Как уже говорилось, в предшествующий период Кирцова в своих абстракциях «выстраивала себя по кусочкам». Выполнено. Как результат – отстроена какая-то классичность, уравновешенность, сбалансированность мироощущения. Эта упорядоченность на этот раз настроена вовне, в живую природу. Границы – снова вспомним Флоренского – очерчены так, что захватывают внешний горизонт. Живописно-пластическое «содержание» аккуратно развешанных прямоугольников репрезентирует сугубо кирцовское видение. Прежде всего – это видение универсалий, закономерностей. Матюшин предостерегал от «ловли частностей, как рыбы из воды». Частностей, предметных реалий здесь нет – опредмечены цвето-тональные планы. Они нарезаны, как ломти. Есть ли здесь какая-нибудь внешняя образная нагрузка? Каковая была хотя бы в малевической «Красной коннице», где цветовая «геологическая» слоистость почвы имела символический смысл? Думаю, нет. Кирцова не отвлекается от главной установки: универсалии поведения цвета в ситуации предельно сосредоточенного, очищенного, отрефлексировавшего свои приоритеты художнического сознания. Есть ли здесь нечто экспериментальное? То есть поставленность задачи – скажем, как фиксация дополнительных цветов в матюшинской группе? Думаю, в данной серии, в «Справочнике», – нет.
У Кирцовой здесь не задействован фактор зрительной динамики. Цвет неспешно регулируется по светосиле, по «оплотнению» (термин Флоренского здесь уместен, но уже не в метафизическом, а скорее «физическом» контексте). Ставка именно на основательность, я бы сказал, монументальность цветовидения, это подчеркнуто торжественномедленным – опять же без срывов и импульсивности – снижением линии горизонта: обязательная симметрия развески показывает последовательность этого снижения от яруса к ярусу. В работах нижнего яруса неба – все больше. Изменяется ситуации смотрения – позиция воспринимающего становится все более «горней». Тем не менее эта серия, как мне представляется, без метафизической подоплеки. У каждой картины – свой оптический охват: при сближенности общей гаммы в каждом конкретном случае акцентируются – по параметрам качества и количества – два основных цвета, далее действует светотеневой регулятор – светосила варьируется от активности до угасания. Каждый вытянутый по горизонтали холст – со своим горизонтом и однотипной цветовой структурой – репрезентирует не только свой «цветовой коридор», но картину цветоустройства мира. При этом, естественно, авторизованную. Цвет, конечно, пережит, прожит. Даже при установке на «объективность», устойчивость состояния цветовой субстанции. Этот монументализированный покой цветоустройства, повторю, – результат внутреннего самовыстраивания художника. На какой-то период ее жизни.

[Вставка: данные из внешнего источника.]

     CCO_LOAD_WINDOW()
+    const auto thr_of = [&](long long qq, int32_t jj) {
+      return qq < Q1 && (uint32_t)jj < (uint32_t)n_cols ? col_thr[jj] : kKeepAlways;
+    };
+    int32_t j_next = Q0 + lane < Q1 ? col[Q0 + lane] : 0;
+    int32_t j_next2 = Q0 + 32 + lane < Q1 ? col[Q0 + 32 + lane] : 0;
+    unsigned long long t_next = thr_of(Q0 + lane, j_next);
     for (long long qb = Q0; qb < Q1; qb += 32) {
       const long long q = qb + lane;
       bool pending = q < Q1;
-      const int32_t j = pending ? col[q] : 0;
-      unsigned long long t_col = kKeepAlways;
-      if (pending && (uint32_t)j < (uint32_t)n_cols) t_col = col_thr[j];
+      const int32_t j = j_next;
+      const unsigned long long t_col = t_next;
+      t_next = thr_of(q + 32, j_next2);
+      j_next = j_next2;
+      j_next2 = q + 64 < Q1 ? col[q + 64] : 0;
+      const uint32_t qr = (uint32_t)(q - q_lo), qbr = (uint32_t)(qb - q_lo);
       while (true) {
         int idx = 0;
 #pragma unroll
-        for (int step = 16; step > 0; step >>= 1) {
-          const long long v = __shfl_sync(0xffffffffu, end_i, idx + step - 1);
-          if (v <= q) idx += step;
-        }
-        {
-          const long long v = __shfl_sync(0xffffffffu, end_i, idx);
-          if (v <= q) idx += 1;
-        }
+        for (int step = 16; step > 0; step >>= 1)
+          if (__shfl_sync(0xffffffffu, end_i, idx + step - 1) <= qr) idx += step;
+        if (__shfl_sync(0xffffffffu, end_i, idx) <= qr) idx += 1;
         const int src = idx & 31;
-        const unsigned long long t_row = __shfl_sync(0xffffffffu, t_i, src);
-        const unsigned long long x_row = __shfl_sync(0xffffffffu, x_i, src);
+        const unsigned long long t_row = win_keep ? kKeepAlways : __shfl_sync(0xffffffffu, t_i, src);
         const bool here = pending && idx < 32;
         const bool real_row = base + idx < n_rows;
+        const bool live = here && real_row && (uint32_t)j < (uint32_t)n_cols;
+        const bool hashed = live && (t_row < t_col ? t_row : t_col) < kKeepAlways;
+        const unsigned long long x_row = __any_sync(0xffffffffu, hashed) ? __shfl_sync(0xffffffffu, x_i, src) : 0ULL;
         bool keep = false;
         if (here) {
-          keep = real_row && (uint32_t)j < (uint32_t)n_cols && keep_entry_thr(t_row, t_col, x_row, (uint32_t)j);
+          keep = live && keep_entry_thr(t_row, t_col, x_row, (uint32_t)j);
           keep_flag[q - q_lo] = keep ? 1 : 0;
           if (keep && new_counts) atomicAdd(&new_counts[j], 1);
         }
         const unsigned kb = __ballot_sync(0xffffffffu, keep);
-        const int a = start_i <= qb ? 0 : (start_i >= qb + 32 ? 32 : (int)(start_i - qb));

В 1990-е годы в нашем художественном сообществе Кирцова признается серьезнейшим колористом, нацеленным на общие закономерности цветовидения. Естественно, многие институции привлекали ее к экспозиционной работе. Вспоминаются ретроспектива М. Врубеля (Дюссельдорф, Кунстхалле), Фотобиеннале 1998 года в Москве, выставки в Московском музее современного искусства. Кирцова дает цветовые растяжки, причем гамма выбирается не по принципу дополнительности или контрастности к «фирменной» колористике экспонента. Регулятор светосилы линейки цветов (видимо, коммуницирующих с экспонируемым материалом по какой-то авторской ассоциативной связи) задает зрительскому глазу импульс цветочувствительности. Такая у него работа.